Kashmiri Murgh Mutanjan
How to make Ghee
- For yakhani:
- 7-8 chicken drum sticks
- 2 bay leaves
- 1 strip cinnamon stick
- 1 black cardamom
- 3-4 cloves
- 7-8 whole black peppers
- For rice:
- 750 gm basmati rice, soaked atleast 2 hours and boiled
- 750 gm sugar (optional, if you want less sweetness the amount can be lesser)
- 1 tsp kewra essence
- 1 tsp red, green and orange food colour
- 1 and 1/2 cup of mixed dry fruits (like apricot, raisins, cashwes, almonds, pistachios, khopra and makhane)
- 1 badyan flower
- 2-3 green cardamoms
- 1 cinnamon stick
- Optional sweets like petha, chum-chum, rasgulla and desi ghee
- Take water in stove, add the chicken drum stick and all the whole masalas, boil it till it's cooked but not broken. Now separate these pieces from the water and drain the whole masala from the yakhani water. Keep this water aside.

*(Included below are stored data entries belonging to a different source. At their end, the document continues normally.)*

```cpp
extern "C" int mxdet_proposal(const mxdet_pyramid_t* p, int32_t N, const float* im_info,
                              int32_t pre_nms_top_n, int32_t post_nms_top_n, float nms_thresh,
                              float min_size, float* rois, float* roi_scores, int32_t* roi_anchor,
                              int32_t* num_rois, void* workspace, size_t workspace_bytes,
                              mxdet_stream_t stream) {
  clear_error();
  MXDET_REQUIRE(p != nullptr, MXDET_EINVAL, "proposal: null pyramid");
  MXDET_REQUIRE(N > 0 && p->num_levels > 0 && p->num_levels <= 8 && p->A > 0, MXDET_ESHAPE,
                "proposal: bad N/levels/A");
  MXDET_REQUIRE(pre_nms_top_n > 0 && pre_nms_top_n <= kMaxPre, MXDET_ESHAPE,
                "proposal: pre_nms_top_n %d outside (0,%d]", pre_nms_top_n, kMaxPre);
  MXDET_REQUIRE(post_nms_top_n > 0 && post_nms_top_n <= pre_nms_top_n * p->num_levels, MXDET_ESHAPE,
                "proposal: bad post_nms_top_n %d", post_nms_top_n);
  MXDET_REQUIRE(p->dtype == MXDET_DTYPE_F32 || p->dtype == MXDET_DTYPE_BF16, MXDET_EINVAL,
                "proposal: bad dtype");
  MXDET_REQUIRE(im_info && rois && roi_scores && roi_anchor && num_rois, MXDET_EINVAL,
                "proposal: null pointer");
  const int L = p->num_levels, B = N * L;
  long long A_total = 0;
  for (int l = 0; l < L; ++l) A_total += (long long)p->H[l] * p->W[l] * p->A;
  ProposalWs w = carve(workspace, B, pre_nms_top_n, N, A_total);
  MXDET_REQUIRE(workspace && workspace_bytes >= w.total, MXDET_EWORKSPACE,
                "proposal: workspace %zu < %zu", workspace_bytes, w.total);
  int per_level_post = post_nms_top_n < pre_nms_top_n ? post_nms_top_n : pre_nms_top_n;
  size_t merge_lds = (size_t)L * per_level_post * 8;
  MXDET_REQUIRE(merge_lds <= 150 * 1024, MXDET_ESHAPE, "proposal: levels*post_nms_top_n too large");
  PyramidDev d;
  memset(&d, 0, sizeof(d));
  d.num_levels = L; d.A = p->A; d.dtype = p->dtype;
  d.classes = p->classes > 1 ? p->classes : 1;
  MXDET_REQUIRE(p->A % d.classes == 0, MXDET_ESHAPE, "proposal: A=%d is not a multiple of classes=%d", p->A, d.classes);
  long long off = 0;
  for (int l = 0; l < L; ++l) {
    MXDET_REQUIRE(p->H[l] > 0 && p->W[l] > 0 && p->stride[l] > 0 && p->cls[l] && p->reg[l] &&
                      p->base_anchors[l],
                  MXDET_EINVAL, "proposal: level %d incomplete", l);
    MXDET_REQUIRE((long long)p->H[l] * p->W[l] * p->A < (1ll << 30), MXDET_ESHAPE,
                  "proposal: level %d too large", l);
    d.H[l] = p->H[l]; d.W[l] = p->W[l]; d.stride[l] = p->stride[l];
    d.cls[l] = p->cls[l]; d.reg[l] = p->reg[l];
    d.cls_sn[l] = p->cls_sn[l]; d.cls_sy[l] = p->cls_sy[l]; d.cls_sx[l] = p->cls_sx[l]; d.cls_sa[l] = p->cls_sa[l];
    d.reg_sn[l] = p->reg_sn[l]; d.reg_sy[l] = p->reg_sy[l]; d.reg_sx[l] = p->reg_sx[l]; d.reg_sc[l] = p->reg_sc[l];
    d.base[l] = p->base_anchors[l];
    d.level_offset[l] = off;
    off += (long long)p->H[l] * p->W[l] * p->A;
  }
  int Kpad = 1;
  while (Kpad < pre_nms_top_n) Kpad <<= 1;
  hipStream_t s = as_stream(stream);
  SelDev sd;
  sd.hist = w.hist; sd.cnt = w.cnt; sd.ties = w.ties;
  sd.npass = (p->dtype == MXDET_DTYPE_BF16) ? 2 : 4;
  sd.keymask = (p->dtype == MXDET_DTYPE_BF16) ? 0xffff0000u : 0xffffffffu;
  sd.B = B; sd.pre_n = pre_nms_top_n;
  int max_nl = 0;
  for (int l = 0; l < L; ++l) max_nl = max_nl > p->H[l] * p->W[l] * p->A ? max_nl : p->H[l] * p->W[l] * p->A;
  long long gthreads = (long long)N * A_total;
  if (gthreads < (long long)kMaxPasses * B * 256) gthreads = (long long)kMaxPasses * B * 256;
  hipLaunchKernelGGL(proposal_gather_kernel, dim3((unsigned)ceil_div<long long>(gthreads, 256)), dim3(256), 0, s, d,
                     N, A_total, w.fkeys, sd);
  const dim3 sel_grid(ceil_div(max_nl, kSelChunk), L, N);
  for (int ps = 0; ps < sd.npass; ++ps)
    hipLaunchKernelGGL(proposal_hist_kernel, sel_grid, dim3(256), 0, s, d, A_total, (const unsigned*)w.fkeys, sd, ps);
  hipLaunchKernelGGL(proposal_select_kernel, sel_grid, dim3(256), 0, s, d, A_total, (const unsigned*)w.fkeys, sd,
                     w.keys);
  hipLaunchKernelGGL(proposal_finish_kernel, dim3(L, N), dim3(1024), 0, s, d, A_total, (const unsigned*)w.fkeys, sd,
                     Kpad, w.keys, w.counts);
  int tot = B * pre_nms_top_n;
  hipLaunchKernelGGL(proposal_decode_kernel, dim3(ceil_div(tot, 256)), dim3(256), 0, s, d, N,
                     pre_nms_top_n, im_info, min_size, w.keys, w.counts, w.boxes, w.invalid);
  int rc = check_launch("proposal(topk/decode)");
  if (rc) return rc;
  rc = mxdet_nms_batched((const float*)w.boxes, w.counts, w.invalid, B, pre_nms_top_n, nms_thresh,
                         per_level_post, w.keep_idx, w.num_keep, w.nms_ws, w.nms_bytes, stream);
  if (rc) return rc;
  hipLaunchKernelGGL(proposal_merge_kernel, dim3(L, N), dim3(1024), merge_lds, s, L, pre_nms_top_n,
                     per_level_post, post_nms_top_n, w.keys, w.boxes, w.keep_idx, w.num_keep, rois, roi_scores,
                     roi_anchor, num_rois);
  return check_launch("proposal(merge)");
}
```

### mxdetection_amd/csrc/targets.hip

```cpp
#include "common.h"
#include "select.h"

namespace mxdet {

__global__ void __launch_bounds__(256)
anchor_iou_kernel(const float4* __restrict__ anchors, long long A_total, const float* __restrict__ gt,
                  int G_max, const float* __restrict__ im_info, float allowed_border,
                  float* __restrict__ max_iou, int32_t* __restrict__ argmax,
                  unsigned* __restrict__ gt_max) {
  extern __shared__ __attribute__((aligned(16))) unsigned char smem_raw[];
  float* sg = (float*)smem_raw;
  unsigned* sgm = (unsigned*)(sg + G_max * 5);
  const int n = blockIdx.y;
  for (int i = threadIdx.x; i < G_max * 5; i += blockDim.x) sg[i] = gt[(long long)n * G_max * 5 + i];
  for (int i = threadIdx.x; i < G_max; i += blockDim.x) sgm[i] = 0u;
  __syncthreads();
  long long a = (long long)blockIdx.x * blockDim.x + threadIdx.x;
  if (a < A_total) {
    float4 b = anchors[a];
    float im_h = im_info[n * 3 + 0], im_w = im_info[n * 3 + 1];
    bool inside = (b.x >= -allowed_border) && (b.y >= -allowed_border) &&
                  (b.z < im_w + allowed_border) && (b.w < im_h + allowed_border);
    float best = -1.0f;
    int bi = -1;
// ... 118 lines not shown
  if (inside) {
    key = mxdet_sample_key(seed, step, image_offset + (unsigned)n, 1u, (unsigned)a);
    labels[(long long)n * A_total + a] = 0;
    max_iou[(long long)n * A_total + a] = 0.0f;
    keys[(long long)n * A_total + a] = key;
  }
  if (cand.count != nullptr) cand_append(cand, n, inside ? 0 : -1, key, (int)a);
}

struct AnchorSel { unsigned T[2], IT[2]; int mode[2]; };

__global__ void __launch_bounds__(1024)
anchor_sample_kernel(long long A_total, int batch_size, int max_fg, const int32_t* __restrict__ labels,
                     const unsigned* __restrict__ keys, CandLists cand, AnchorSel* __restrict__ sel) {
  __shared__ SelectSmem sm;
  const int n = blockIdx.x;
  const int32_t* lab = labels + (long long)n * A_total;
  const unsigned* key = keys + (long long)n * A_total;
  const int A = (int)A_total;
  const int n_fg_list = cand.count[n * 4 + 0], n_bg_list = cand.count[n * 4 + 1];
  const int n_fg_all = n_fg_list;
  const unsigned* fk = cand.key + ((long long)n * 2 + 0) * kCandCap;
  const unsigned* bk = cand.key + ((long long)n * 2 + 1) * kCandCap;
  const int* fi = cand.idx + ((long long)n * 2 + 0) * kCandCap;
  const int* bi = cand.idx + ((long long)n * 2 + 1) * kCandCap;
  SelectResult rf, rb;
  if (n_fg_list <= kCandCap) {
    auto kf = [&](int i, unsigned& kv) -> bool { kv = fk[i]; return true; };
    auto xf = [&](int i) -> unsigned { return (unsigned)fi[i]; };
    rf = block_select_threshold(n_fg_list, max_fg, 32, kf, sm, xf);
  } else {
    auto kf = [&](int i, unsigned& kv) -> bool { kv = key[i]; return lab[i] == 1; };
    rf = block_select_threshold(A, max_fg, 32, kf, sm);
  }
  const int nfg = n_fg_all < max_fg ? n_fg_all : max_fg;
  const int want_bg = batch_size - nfg;
  if (n_bg_list <= kCandCap && n_bg_list >= want_bg) {
    auto kb = [&](int i, unsigned& kv) -> bool { kv = bk[i]; return true; };
    auto xb = [&](int i) -> unsigned { return (unsigned)bi[i]; };
    rb = block_select_threshold(n_bg_list, want_bg, 32, kb, sm, xb);
    if (rb.mode == 1) { rb.mode = 0; rb.T = kBgKeyCut - 1u; rb.IT = 0xffffffffu; }
  } else {
    auto kb = [&](int i, unsigned& kv) -> bool { kv = key[i]; return lab[i] == 0; };
    rb = block_select_threshold(A, want_bg, 32, kb, sm);
  }
  if (threadIdx.x == 0) {
    AnchorSel o;
    o.T[0] = rf.T; o.IT[0] = rf.IT; o.mode[0] = rf.mode;
    o.T[1] = rb.T; o.IT[1] = rb.IT; o.mode[1] = rb.mode;
    sel[n] = o;
  }
}

__global__ void __launch_bounds__(256)
anchor_encode_kernel(const float4* __restrict__ anchors, long long A_total, const float* __restrict__ gt,
                     int G_max, int32_t* __restrict__ labels, const int32_t* __restrict__ argmax,
                     const unsigned* __restrict__ keys, const AnchorSel* __restrict__ sel,
                     float4* __restrict__ targets) {
  const int n = blockIdx.y;
  long long a = (long long)blockIdx.x * blockDim.x + threadIdx.x;
  if (a >= A_total) return;
  long long idx = (long long)n * A_total + a;
  int lab = labels[idx];
  if (sel != nullptr && lab >= 0) {
    const AnchorSel s = sel[n];
    const int st = lab == 1 ? 0 : 1;
    SelectResult r;
    r.T = s.T[st]; r.IT = s.IT[st]; r.mode = s.mode[st]; r.n_cand = 0;
    if (!r.chosen(keys[idx], (unsigned)a)) {
      lab = -1;
      labels[idx] = -1;
    }
  }
  float4 t = make_float4(0.f, 0.f, 0.f, 0.f);
  if (lab == 1) {
    int g = argmax[idx];
    float4 b = anchors[a];
    const float* q = gt + ((long long)n * G_max + g) * 5;
    float o[4];
    mxdet_encode(b.x, b.y, b.z, b.w, q[0], q[1], q[2], q[3], o);
    t = make_float4(o[0], o[1], o[2], o[3]);
  }
  targets[idx] = t;
}

__global__ void __launch_bounds__(1024)
proposal_target_kernel(const float* __restrict__ rois, const int32_t* __restrict__ num_rois,
                       int rois_stride, const float* __restrict__ gt, int G_max, int R, int max_fg,
                       float fg_thresh, float bg_hi, float bg_lo, int num_classes, int class_agnostic,
                       float4 means, float4 stds, unsigned seed, unsigned step,
                       const unsigned* __restrict__ step_dev, unsigned image_offset,
                       float* __restrict__ out_rois, int32_t* __restrict__ labels,
                       float* __restrict__ bbox_targets, float* __restrict__ bbox_weights,
                       int32_t* __restrict__ matched_gt, int32_t* __restrict__ num_fg_out) {
  extern __shared__ __attribute__((aligned(16))) unsigned char smem_raw[];
  const int ncap = rois_stride + G_max;
  float* sg = (float*)smem_raw;
  int* vg = (int*)(sg + G_max * 5);
  short* cgt = (short*)(vg + G_max);
  signed char* cstate = (signed char*)(cgt + ((ncap + 7) & ~7));
  __shared__ SelectSmem sm;
  __shared__ int n_valid_gt, cnt_bg;
  const int n = blockIdx.x;
  const unsigned image = image_offset + (unsigned)n;
  if (step_dev) step = *step_dev;
  for (int i = threadIdx.x; i < G_max * 5; i += blockDim.x) sg[i] = gt[(long long)n * G_max * 5 + i];
  if (threadIdx.x == 0) cnt_bg = 0;
  __syncthreads();
  if (threadIdx.x == 0) {
    int c = 0;
    for (int g = 0; g < G_max; ++g)
      if (sg[g * 5 + 4] >= 0.0f) vg[c++] = g;
    n_valid_gt = c;
  }
  __syncthreads();
  int nr = num_rois[n];
  nr = nr > rois_stride ? rois_stride : (nr < 0 ? 0 : nr);
  const int nv = n_valid_gt;
  const int nc = nr + nv;
  const float* rb = rois + (long long)n * rois_stride * 5;
  auto cand_box = [&](int i, float* b) {
    if (i < nr) {
      const float* r = rb + (long long)i * 5;
      b[0] = r[1]; b[1] = r[2]; b[2] = r[3]; b[3] = r[4];
    } else {
      const float* q = sg + vg[i - nr] * 5;
      b[0] = q[0]; b[1] = q[1]; b[2] = q[2]; b[3] = q[3];
    }
  };
  for (int i = threadIdx.x; i < nc; i += blockDim.x) {
    float b[4];
    cand_box(i, b);
    float best = -1.0f;
    int bi = -1;
    for (int k = 0; k < nv; ++k) {
      const float* q = sg + vg[k] * 5;
      float v = mxdet_iou(b[0], b[1], b[2], b[3], q[0], q[1], q[2], q[3]);
      if (v > best) { best = v; bi = vg[k]; }
    }
    if (nv == 0) best = 0.0f;
    signed char st = 0;
    if (best >= fg_thresh && bi >= 0) st = 1;
    else if (best < bg_hi && best >= bg_lo) st = 2;
    cstate[i] = st;
    cgt[i] = (short)bi;
  }
  __syncthreads();
  auto kfg = [&](int i, unsigned& kv) -> bool {
    kv = mxdet_sample_key(seed, step, image, 2u, (unsigned)i);
    return cstate[i] == 1;
  };
  auto kbg = [&](int i, unsigned& kv) -> bool {
    kv = mxdet_sample_key(seed, step, image, 3u, (unsigned)i);
    return cstate[i] == 2;
  };
  SelectResult sel_f = block_select_threshold(nc, max_fg, 32, kfg, sm);
  const int nfg = sel_f.n_cand < max_fg ? sel_f.n_cand : max_fg;
  SelectResult sel_b = block_select_threshold(nc, R - nfg, 32, kbg, sm);
  const int want_bg = (R - nfg) > 0 ? (R - nfg) : 0;
  if (threadIdx.x == 0) cnt_bg = sel_b.n_cand < want_bg ? sel_b.n_cand : want_bg;
  for (int i = threadIdx.x; i < nc; i += blockDim.x) {
    unsigned kv;
    if (cstate[i] == 1) { kfg(i, kv); if (sel_f.chosen(kv, (unsigned)i)) cstate[i] = 3; }
    else if (cstate[i] == 2) { kbg(i, kv); if (sel_b.chosen(kv, (unsigned)i)) cstate[i] = 4; }
  }
  __syncthreads();
// ... 82 lines not shown
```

- Now heat ghee on a big pan and slightly roast the dry fruits in it. Now add all the whole masala again in it, add the leg pieces, boiled rice, sugar and yakhani water in it, then add the food colour with space and the kewra essence.
- Now add the sweets pieces in it and cover the lid with a cotton cloth, then cover the rice pan with this lid for dum. When the vapour comes from all sides, remove the lid and mix the rice carefully, otherwise the rice will break and the taste is gone.
- When it's completely done again, sprinkle some dry fruits and boiled egg rings over it.
- Serve it hot.
My Tip: In different areas, few variations are used, such as salt to boil the rice, etc. So it's your choice to use salt or sugar as per your taste.